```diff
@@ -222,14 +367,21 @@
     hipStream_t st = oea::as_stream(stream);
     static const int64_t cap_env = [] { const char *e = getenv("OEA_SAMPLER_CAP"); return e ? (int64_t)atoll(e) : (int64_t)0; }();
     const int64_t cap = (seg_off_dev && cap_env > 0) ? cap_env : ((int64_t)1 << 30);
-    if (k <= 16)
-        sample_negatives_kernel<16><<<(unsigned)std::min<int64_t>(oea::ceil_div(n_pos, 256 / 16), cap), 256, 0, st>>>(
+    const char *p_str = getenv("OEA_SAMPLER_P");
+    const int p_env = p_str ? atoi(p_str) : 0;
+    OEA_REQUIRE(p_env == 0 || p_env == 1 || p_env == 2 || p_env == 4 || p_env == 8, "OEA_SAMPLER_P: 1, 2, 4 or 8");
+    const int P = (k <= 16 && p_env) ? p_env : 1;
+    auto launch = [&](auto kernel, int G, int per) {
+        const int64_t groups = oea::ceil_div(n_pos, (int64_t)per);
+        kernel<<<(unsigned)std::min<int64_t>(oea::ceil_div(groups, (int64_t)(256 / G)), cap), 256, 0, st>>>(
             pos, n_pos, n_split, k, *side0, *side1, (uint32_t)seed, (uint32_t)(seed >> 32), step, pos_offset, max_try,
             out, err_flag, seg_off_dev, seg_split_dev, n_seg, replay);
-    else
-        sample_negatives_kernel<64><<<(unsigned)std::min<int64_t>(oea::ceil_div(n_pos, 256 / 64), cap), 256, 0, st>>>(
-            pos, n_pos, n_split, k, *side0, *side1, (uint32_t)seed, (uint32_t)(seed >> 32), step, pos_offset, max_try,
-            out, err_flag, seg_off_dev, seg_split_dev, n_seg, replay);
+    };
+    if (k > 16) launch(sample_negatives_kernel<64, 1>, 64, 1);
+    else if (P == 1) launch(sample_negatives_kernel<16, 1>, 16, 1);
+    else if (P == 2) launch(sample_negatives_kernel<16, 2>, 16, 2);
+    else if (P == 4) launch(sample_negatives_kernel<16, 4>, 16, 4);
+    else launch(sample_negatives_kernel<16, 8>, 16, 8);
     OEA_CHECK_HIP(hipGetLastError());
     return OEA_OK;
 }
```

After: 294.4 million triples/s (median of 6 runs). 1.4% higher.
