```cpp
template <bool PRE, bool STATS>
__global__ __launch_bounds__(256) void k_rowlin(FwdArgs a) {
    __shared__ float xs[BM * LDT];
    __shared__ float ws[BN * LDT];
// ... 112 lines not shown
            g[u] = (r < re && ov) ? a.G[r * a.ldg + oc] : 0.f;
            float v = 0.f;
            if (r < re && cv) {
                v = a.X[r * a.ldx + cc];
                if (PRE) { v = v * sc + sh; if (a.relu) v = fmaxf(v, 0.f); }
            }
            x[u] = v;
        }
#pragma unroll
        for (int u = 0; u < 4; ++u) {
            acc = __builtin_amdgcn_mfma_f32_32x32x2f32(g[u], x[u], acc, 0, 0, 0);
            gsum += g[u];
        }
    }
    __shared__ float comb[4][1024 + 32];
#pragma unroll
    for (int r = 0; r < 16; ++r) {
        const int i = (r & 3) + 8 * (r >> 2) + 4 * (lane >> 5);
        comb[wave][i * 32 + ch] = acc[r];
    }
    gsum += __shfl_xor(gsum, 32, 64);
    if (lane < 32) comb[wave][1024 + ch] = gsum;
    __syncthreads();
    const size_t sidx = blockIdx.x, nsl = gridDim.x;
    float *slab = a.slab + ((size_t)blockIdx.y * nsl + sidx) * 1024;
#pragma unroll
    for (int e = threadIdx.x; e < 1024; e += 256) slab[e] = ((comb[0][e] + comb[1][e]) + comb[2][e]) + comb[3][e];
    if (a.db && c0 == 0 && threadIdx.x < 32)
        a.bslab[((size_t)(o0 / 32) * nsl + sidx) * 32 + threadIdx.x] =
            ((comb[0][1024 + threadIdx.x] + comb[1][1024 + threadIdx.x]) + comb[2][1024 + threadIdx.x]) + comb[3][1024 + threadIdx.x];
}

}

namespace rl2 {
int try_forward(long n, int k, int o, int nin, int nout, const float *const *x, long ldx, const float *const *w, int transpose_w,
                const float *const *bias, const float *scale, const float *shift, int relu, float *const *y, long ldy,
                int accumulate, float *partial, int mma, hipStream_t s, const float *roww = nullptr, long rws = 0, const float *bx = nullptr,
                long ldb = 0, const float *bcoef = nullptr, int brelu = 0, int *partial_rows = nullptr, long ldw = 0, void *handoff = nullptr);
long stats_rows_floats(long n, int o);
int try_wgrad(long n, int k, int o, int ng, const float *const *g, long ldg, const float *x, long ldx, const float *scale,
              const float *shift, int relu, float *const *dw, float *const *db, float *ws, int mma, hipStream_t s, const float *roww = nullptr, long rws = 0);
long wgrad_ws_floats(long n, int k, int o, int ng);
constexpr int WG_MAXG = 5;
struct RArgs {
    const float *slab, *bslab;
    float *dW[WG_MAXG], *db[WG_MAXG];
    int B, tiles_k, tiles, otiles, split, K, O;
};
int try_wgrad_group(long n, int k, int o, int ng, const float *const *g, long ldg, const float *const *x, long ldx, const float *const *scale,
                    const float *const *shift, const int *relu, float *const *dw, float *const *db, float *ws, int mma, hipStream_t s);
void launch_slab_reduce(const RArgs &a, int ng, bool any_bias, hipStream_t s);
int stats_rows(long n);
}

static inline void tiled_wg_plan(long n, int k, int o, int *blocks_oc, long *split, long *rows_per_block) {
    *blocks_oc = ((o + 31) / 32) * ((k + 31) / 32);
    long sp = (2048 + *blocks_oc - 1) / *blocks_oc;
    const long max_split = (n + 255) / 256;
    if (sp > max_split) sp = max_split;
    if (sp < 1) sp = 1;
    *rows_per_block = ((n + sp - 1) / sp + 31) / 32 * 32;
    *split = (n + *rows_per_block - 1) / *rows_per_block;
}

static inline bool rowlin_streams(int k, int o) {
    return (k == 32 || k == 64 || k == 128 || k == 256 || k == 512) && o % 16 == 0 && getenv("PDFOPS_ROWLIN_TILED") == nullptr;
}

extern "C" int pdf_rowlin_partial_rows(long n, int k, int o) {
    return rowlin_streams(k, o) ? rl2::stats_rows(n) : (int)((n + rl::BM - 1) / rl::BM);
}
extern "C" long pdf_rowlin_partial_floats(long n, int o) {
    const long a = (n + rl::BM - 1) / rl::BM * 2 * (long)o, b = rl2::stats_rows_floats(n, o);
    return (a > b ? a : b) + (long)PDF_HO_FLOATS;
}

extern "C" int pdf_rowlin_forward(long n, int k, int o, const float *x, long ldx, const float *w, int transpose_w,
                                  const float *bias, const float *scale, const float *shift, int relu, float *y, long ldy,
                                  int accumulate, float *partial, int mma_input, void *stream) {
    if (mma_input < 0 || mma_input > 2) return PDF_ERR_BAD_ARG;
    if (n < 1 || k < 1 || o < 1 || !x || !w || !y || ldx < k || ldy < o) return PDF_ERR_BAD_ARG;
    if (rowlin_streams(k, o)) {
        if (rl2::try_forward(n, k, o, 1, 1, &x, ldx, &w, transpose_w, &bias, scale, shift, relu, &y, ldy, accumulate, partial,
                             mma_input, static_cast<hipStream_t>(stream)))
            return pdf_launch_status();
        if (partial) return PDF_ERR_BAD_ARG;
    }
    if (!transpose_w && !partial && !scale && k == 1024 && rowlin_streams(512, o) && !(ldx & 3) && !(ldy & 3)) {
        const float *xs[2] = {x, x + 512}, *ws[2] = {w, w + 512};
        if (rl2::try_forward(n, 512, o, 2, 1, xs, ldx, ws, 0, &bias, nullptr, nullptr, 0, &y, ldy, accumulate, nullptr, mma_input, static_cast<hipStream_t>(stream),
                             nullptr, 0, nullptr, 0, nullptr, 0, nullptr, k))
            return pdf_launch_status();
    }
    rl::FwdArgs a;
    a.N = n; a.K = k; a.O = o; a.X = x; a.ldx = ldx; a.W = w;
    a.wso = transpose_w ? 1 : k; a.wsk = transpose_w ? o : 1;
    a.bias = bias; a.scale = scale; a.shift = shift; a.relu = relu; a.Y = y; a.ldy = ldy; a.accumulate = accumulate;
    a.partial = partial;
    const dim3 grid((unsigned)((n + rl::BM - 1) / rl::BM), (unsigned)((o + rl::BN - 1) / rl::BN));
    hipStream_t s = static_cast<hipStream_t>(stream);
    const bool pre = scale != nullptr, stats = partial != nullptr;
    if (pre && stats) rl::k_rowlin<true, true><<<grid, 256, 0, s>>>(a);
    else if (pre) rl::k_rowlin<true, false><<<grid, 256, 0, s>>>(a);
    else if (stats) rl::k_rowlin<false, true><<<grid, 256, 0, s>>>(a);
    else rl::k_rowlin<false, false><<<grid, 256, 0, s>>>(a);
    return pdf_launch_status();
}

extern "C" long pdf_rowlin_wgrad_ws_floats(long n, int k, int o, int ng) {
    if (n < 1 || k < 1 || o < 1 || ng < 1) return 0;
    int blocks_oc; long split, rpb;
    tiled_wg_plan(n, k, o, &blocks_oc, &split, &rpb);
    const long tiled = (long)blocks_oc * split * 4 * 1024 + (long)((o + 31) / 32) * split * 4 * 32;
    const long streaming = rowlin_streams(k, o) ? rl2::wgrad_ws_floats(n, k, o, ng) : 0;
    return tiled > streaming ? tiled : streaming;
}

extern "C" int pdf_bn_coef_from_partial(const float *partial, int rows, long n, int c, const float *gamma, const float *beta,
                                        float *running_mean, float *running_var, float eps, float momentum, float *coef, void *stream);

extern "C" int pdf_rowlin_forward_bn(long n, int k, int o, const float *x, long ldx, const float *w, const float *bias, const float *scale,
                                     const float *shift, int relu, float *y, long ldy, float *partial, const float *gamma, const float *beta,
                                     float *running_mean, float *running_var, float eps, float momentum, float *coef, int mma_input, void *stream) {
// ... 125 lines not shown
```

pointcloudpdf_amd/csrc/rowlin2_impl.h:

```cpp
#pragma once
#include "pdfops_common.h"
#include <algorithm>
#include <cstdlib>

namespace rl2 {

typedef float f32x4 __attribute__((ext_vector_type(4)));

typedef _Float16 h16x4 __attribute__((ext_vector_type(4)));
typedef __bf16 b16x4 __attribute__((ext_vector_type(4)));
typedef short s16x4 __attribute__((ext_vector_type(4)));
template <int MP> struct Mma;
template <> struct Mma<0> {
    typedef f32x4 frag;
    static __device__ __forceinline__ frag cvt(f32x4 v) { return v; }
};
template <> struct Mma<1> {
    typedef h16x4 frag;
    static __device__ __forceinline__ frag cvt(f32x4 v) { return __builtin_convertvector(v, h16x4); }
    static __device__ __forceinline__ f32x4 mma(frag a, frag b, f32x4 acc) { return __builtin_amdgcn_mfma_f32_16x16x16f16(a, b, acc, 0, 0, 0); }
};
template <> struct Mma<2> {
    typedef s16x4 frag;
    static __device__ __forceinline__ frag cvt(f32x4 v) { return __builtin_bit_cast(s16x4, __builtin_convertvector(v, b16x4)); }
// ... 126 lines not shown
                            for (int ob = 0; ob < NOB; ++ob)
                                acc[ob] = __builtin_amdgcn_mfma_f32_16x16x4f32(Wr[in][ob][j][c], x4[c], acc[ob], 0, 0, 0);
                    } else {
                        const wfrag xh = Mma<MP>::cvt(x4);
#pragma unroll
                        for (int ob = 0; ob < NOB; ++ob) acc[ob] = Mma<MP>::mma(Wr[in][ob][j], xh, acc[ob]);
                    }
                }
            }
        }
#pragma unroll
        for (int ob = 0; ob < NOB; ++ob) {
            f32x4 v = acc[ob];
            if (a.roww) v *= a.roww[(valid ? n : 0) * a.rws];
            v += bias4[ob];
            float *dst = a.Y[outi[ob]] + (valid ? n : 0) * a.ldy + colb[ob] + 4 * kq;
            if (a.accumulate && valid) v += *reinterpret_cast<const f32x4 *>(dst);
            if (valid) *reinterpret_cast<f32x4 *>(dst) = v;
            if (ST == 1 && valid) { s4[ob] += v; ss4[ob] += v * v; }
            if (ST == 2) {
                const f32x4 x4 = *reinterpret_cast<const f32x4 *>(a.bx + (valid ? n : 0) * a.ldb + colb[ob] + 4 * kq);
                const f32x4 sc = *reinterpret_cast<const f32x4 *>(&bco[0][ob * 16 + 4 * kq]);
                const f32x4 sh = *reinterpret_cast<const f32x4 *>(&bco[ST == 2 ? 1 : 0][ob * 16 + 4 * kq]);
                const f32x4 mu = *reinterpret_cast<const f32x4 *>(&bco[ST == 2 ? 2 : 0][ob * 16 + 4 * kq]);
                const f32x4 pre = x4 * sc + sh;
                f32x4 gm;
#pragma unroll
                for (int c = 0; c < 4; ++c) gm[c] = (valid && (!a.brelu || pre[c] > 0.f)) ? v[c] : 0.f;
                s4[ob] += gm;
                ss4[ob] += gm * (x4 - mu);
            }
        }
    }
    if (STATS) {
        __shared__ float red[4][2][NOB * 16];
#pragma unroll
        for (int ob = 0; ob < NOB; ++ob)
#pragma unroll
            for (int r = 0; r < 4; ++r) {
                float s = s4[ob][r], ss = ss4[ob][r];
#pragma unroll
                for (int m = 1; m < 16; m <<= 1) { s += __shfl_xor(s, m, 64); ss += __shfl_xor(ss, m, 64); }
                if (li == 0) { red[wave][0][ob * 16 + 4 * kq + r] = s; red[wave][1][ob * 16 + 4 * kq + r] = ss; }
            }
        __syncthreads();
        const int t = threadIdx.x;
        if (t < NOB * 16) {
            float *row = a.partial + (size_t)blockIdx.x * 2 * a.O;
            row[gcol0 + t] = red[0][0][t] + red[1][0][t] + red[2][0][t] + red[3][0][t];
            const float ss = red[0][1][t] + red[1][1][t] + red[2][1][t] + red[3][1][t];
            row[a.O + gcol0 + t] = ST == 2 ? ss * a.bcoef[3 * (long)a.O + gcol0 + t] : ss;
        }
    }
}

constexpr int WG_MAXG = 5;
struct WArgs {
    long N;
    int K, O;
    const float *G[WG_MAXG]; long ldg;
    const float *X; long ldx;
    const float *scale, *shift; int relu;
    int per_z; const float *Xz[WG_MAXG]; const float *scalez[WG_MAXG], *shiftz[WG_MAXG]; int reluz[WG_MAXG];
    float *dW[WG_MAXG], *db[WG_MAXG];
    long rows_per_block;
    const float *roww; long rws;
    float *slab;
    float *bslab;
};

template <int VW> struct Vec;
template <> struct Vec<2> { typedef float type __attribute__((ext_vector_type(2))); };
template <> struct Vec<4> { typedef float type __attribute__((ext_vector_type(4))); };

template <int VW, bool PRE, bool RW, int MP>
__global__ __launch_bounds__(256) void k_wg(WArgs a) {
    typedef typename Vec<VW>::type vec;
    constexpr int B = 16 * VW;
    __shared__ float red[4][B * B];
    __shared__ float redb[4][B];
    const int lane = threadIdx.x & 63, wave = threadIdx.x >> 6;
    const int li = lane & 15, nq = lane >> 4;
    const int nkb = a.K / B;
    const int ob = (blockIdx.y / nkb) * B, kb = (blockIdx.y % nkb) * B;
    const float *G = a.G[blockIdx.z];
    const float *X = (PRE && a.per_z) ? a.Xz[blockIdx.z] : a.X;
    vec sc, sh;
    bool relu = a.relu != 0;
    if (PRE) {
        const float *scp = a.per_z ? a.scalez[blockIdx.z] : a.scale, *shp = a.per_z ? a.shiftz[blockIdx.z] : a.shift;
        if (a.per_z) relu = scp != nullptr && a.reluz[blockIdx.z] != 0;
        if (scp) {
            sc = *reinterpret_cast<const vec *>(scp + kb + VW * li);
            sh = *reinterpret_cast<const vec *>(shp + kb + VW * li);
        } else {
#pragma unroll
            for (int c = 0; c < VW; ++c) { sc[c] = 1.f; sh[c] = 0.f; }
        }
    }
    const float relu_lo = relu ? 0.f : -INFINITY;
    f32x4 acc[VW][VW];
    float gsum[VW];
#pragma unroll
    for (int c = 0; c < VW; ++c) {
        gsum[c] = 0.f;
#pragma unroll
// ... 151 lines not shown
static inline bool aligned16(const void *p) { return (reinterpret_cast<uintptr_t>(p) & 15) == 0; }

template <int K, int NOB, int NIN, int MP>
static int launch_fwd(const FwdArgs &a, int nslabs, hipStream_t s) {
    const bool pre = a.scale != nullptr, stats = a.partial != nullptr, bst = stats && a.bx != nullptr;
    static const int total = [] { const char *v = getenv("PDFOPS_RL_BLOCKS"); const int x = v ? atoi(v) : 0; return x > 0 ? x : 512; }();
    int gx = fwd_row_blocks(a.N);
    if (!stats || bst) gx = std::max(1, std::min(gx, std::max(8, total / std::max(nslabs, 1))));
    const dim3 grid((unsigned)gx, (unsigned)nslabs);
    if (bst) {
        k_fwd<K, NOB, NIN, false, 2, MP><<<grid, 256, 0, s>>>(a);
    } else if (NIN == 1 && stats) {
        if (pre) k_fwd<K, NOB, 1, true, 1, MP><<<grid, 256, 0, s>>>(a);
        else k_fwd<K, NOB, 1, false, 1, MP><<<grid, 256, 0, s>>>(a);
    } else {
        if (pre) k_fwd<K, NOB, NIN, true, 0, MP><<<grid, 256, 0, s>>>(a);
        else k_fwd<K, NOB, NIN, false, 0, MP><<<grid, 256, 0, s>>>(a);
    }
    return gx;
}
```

◇ ◇ ◇

▶ **What the task asks**:
Every line above that includes the word "streaming" should be listed.

▶ **Written solution**:
    const long streaming = rowlin_streams(k, o) ? rl2::wgrad_ws_floats(n, k, o, ng) : 0;
    return tiled > streaming ? tiled : streaming;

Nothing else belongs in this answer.